By Lauri Umansky for The Jonesboro Sun
As moviegoers emerge from the film “Just Mercy” shaken by its depiction of capital punishment and inspired by attorney Bryan Stevenson’s heroism, we should recall Nelson Mandela’s words upon his release from 27 years of unjust imprisonment: “I have discovered the secret that after climbing a great hill, one only finds that there are many more hills to climb.”
Neither Mandela nor Stevenson could be termed a pessimist. The fight must continue. As the case of Ledell Lee in Arkansas shows, the fight must continue even beyond execution dates.
Lee’s case drew national attention in 2017 as one of eight executions Arkansas sought to carry out hastily, before the drugs used for lethal injection expired. Arkansas succeeded in killing only four of the condemned men, Ledell Lee first among them.
Had the DNA testing he requested not been denied in the State’s rush to push its drugs, Lee might very well have been found innocent during his lifetime.
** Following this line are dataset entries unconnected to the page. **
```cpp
typedef __attribute__((ext_vector_type(2))) uint16_t u16x2_t;
template <class DT>
struct Ovf {
    uint32_t m = 0;
    __device__ inline void see(uint32_t w) {
        if constexpr (DT::kDtype == DIR_FP16) {
            uint32_t t;
            asm("v_and_b32 %1, 0x7fff7fff, %2\n\tv_pk_max_u16 %0, %0, %1" : "+v"(m), "=&v"(t) : "v"(w));
        }
    }
    __device__ inline void see(const u32x4_t& v) {
#pragma unroll
        for (int e = 0; e < 4; ++e) see(v[e]);
    }
    __device__ inline void see(const u32x2_t& v) {
        see(v[0]);
        see(v[1]);
    }
    __device__ inline void flush(int* flag) const {
        if constexpr (DT::kDtype == DIR_FP16) {
            if (flag && ((m + 0x04000400u) & 0x80008000u)) atomicOr(flag, 1);
        }
    }
};

__device__ __forceinline__ void ring_barrier() {
#ifndef DIR_EXP_NO_RING_FENCE
    __builtin_amdgcn_sched_barrier(0);
#endif
    __builtin_amdgcn_s_barrier();
#ifndef DIR_EXP_NO_RING_FENCE
    __builtin_amdgcn_sched_barrier(0);
#endif
}

__device__ inline int xcd_remap(int bid, int nwg) {
    const int q = nwg >> 3, r = nwg & 7, xcd = bid & 7;
    const int start = xcd < r ? xcd * (q + 1) : r * (q + 1) + (xcd - r) * q;
    return start + (bid >> 3);
}

inline int ceil_div(int a, int b) { return (a + b - 1) / b; }
__host__ __device__ inline int pad64(int D) { return (D + 63) & ~63; }

inline int cu_count() {
    static std::atomic<int> cached[64];
// ... 23 lines not shown
```

Measured before the change: 2446.

## Switch 3x3 patch conv kernels to 16x16x32 MFMA with direct register epilogue

Replaces the 32x32x16 MFMA tiling in both 3x3 patch conv kernels with 16x16x32 MFMA tiles. Weight rows are permuted on load so each lane's accumulator holds 8 contiguous output channels, which lets the epilogue store straight from registers and drops the LDS staging pass, its wave syncs and the final block barriers. It also relaxes the launcher to accept Cin multiples of 32 when the patch variant is forced. In exchange it issues more, smaller MFMAs and changes the LDS fragment read pattern, which could lower matrix-unit throughput or add bank conflicts.

```diff
diff --git a/deep-image-retrieval_amd/csrc/conv_igemm.hip b/deep-image-retrieval_amd/csrc/conv_igemm.hip
--- a/deep-image-retrieval_amd/csrc/conv_igemm.hip
+++ b/deep-image-retrieval_amd/csrc/conv_igemm.hip
@@ -460,7 +460,9 @@
         if (a.R != 4 || a.S != 4 || a.stride != 1)
             return fail(DIR_ERR_INVALID, "conv: Cin == 16 is only the 4x4 s1 space-to-depth stem");
     } else if (a.Cin % 64 != 0) {
-        return fail(DIR_ERR_INVALID, "conv: Cin must be a multiple of 64 (or 16 for the stem)");
+        const bool forced_plane32 = variant >= 0 && variant < kNumVariants && kVariants[variant].launch == conv_patch3x3w_launch &&
+                                    a.Cin % 32 == 0 && !a.x2 && a.ksplit <= 1;
+        if (!forced_plane32) return fail(DIR_ERR_INVALID, "conv: Cin must be a multiple of 64 (or 16 for the stem)");
     }
     if (a.R > 4 || a.S > 4) return fail(DIR_ERR_INVALID, "conv: filter larger than 4x4");
     if ((long)a.B * a.H * a.W * a.Cin >= (1L << 30) || (long)a.M * a.Cout >= (1L << 30) ||
diff --git a/deep-image-retrieval_amd/csrc/conv_patchw.hip b/deep-image-retrieval_amd/csrc/conv_patchw.hip
--- a/deep-image-retrieval_amd/csrc/conv_patchw.hip
+++ b/deep-image-retrieval_amd/csrc/conv_patchw.hip
@@ -7,6 +7,96 @@
 #endif
 
 namespace dir {
+
+__host__ __device__ inline int patchw_row_channel(int n) {
+    return (n & 0x63) | ((n & 0x0c) << 1) | ((n & 0x10) >> 2);
+}
+
+struct PatchwLane {
+    int frow;
+    int fchunk;
+    int woff;
+    int nsub;
+    __device__ __forceinline__ explicit PatchwLane(int lane) {
+        const int n = lane & 15, g = lane >> 4;
+        frow = n < 8 ? n : n ^ 4;
+        fchunk = ((g & 1) << 1) | (g >> 1);
+        woff = frow * 64 + ((fchunk ^ ((frow >> 2) & 3)) << 4);
+        nsub = 8 * (g < 2 ? g : g ^ 1);
+    }
+};
+
+typedef f32x4_t patchw_acc_t[8][2][2];
+
+template <class DT>
+__device__ __forceinline__ void patchw_init_acc(patchw_acc_t& acc, const float* bias, const PatchwLane& L) {
+#pragma unroll
+    for (int c = 0; c < 8; ++c) {
+        const f32x4_t b4 = *(const DIR_GLOBAL f32x4_t*)(bias + (c >> 1) * 32 + L.nsub + 4 * (c & 1));
+#pragma unroll
+        for (int j = 0; j < 2; ++j)
+#pragma unroll
+            for (int u = 0; u < 2; ++u) acc[c][j][u] = b4;
+    }
+}
+
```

The 1993 bludgeoning death of Debra Reese, a 26-year-old White woman, in Jacksonville, Arkansas got sparse investigation. Within hours, Lee, a 28-year-old Black man, was picked up walking in his own neighborhood, and charged with the crime.
The ensuing trials included such egregious errors as an alleged judge/prosecutor love affair, racist references to the defendant as a “predator,” flawed eyewitness testimony based on shoddy cross-race identification protocol, failure of counsel to introduce an alibi defense, and a drunk appellate attorney. The jury never heard evidence of Lee’s intellectual disability. The almost all-White jury took three hours to convict him of first-degree murder, and another three to condemn him to death. Later, the courts rejected Lee’s request for DNA testing of hair and blood evidence. He maintained his innocence throughout.
Now, with ACLU and Innocence Project backing, Lee’s surviving family members have filed a lawsuit requesting the DNA testing denied just prior to the execution, plus more sophisticated testing of other evidence. The City of Jacksonville won’t release the physical evidence without a court order.
Posthumous DNA exoneration of Lee would constitute an important step in the fight against capital punishment in the U.S. To date, and understandably, the resources of death penalty opponents flood toward last-minute efforts to save innocent lives. One hundred sixty-seven innocent people have been exonerated from death row since 1973, with DNA evidence used in 21 of those cases, according to the Death Penalty Information Center.
The activists who secured these victories know that time and resources stretch thin in the exoneration business; they act under the desperate constraints of impending doom. With definitive, “scientific” proof that haste cost an innocent man his life, activists will be able to push back a bit harder against the executioners, who like to brag that no innocents have been executed. It is too late for Ledell Lee, but maybe someone else can be spared. If this victory comes to pass, we should rejoice.
As Mandela said, hills abound. As Stevenson says in Just Mercy, the fight continues. We face many hills, and more importantly, we must keep sight of the vast mountain range into which these hills coalesce.
Every innocent person exonerated from death row or general incarceration (during or after their natural lifetime), every person piped into prison through the pervasively broken, deeply racist machinery of America’s schools, streets, and courts, where they learn that their lives don’t matter, every mentally ill person languishing in prison in lieu of appropriate psychiatric care, every veteran suffering PTSD on a cell block, every addict imprisoned instead of rehabilitated, indeed every single person in prison in this country, “guilty” or not, deserves “just mercy.”
So stand on the hilltops and shout praises for the victories.
Then look around this mountain range we call the USA. The world’s wealthiest, most powerful nation also has the world’s highest incarceration rate, a prison population disproportionately comprised of people of color, a prison population made up of poor people, many sentenced under draconian, discriminatory laws and procedures, warehoused in capriciously regulated prisons, often for-profit, where violations of civil and human rights mount, where little pretense of rehabilitation exists, and post-release – should that day come – disenfranchisement often awaits.
The USA remains the only “developed” nation to deny its citizens universal health care, to preserve life, yet seems to cherish its right to kill those citizens unfortunate enough to receive from the reeking system a sentence of death.
If it turns out that Arkansas executed an innocent man in Ledell Lee to beat an arbitrary drug expiration date, and if proving that helps to save a single soul, innocent or not, from premeditated murder by the State, I’ll be on that hill rejoicing.
Then, as Mandela said of the struggle, “I dare not linger, for my long walk is not ended.”
Lauri Umansky is a professor of history and director of the Heritage Studies Ph.D. Program at Arkansas State University.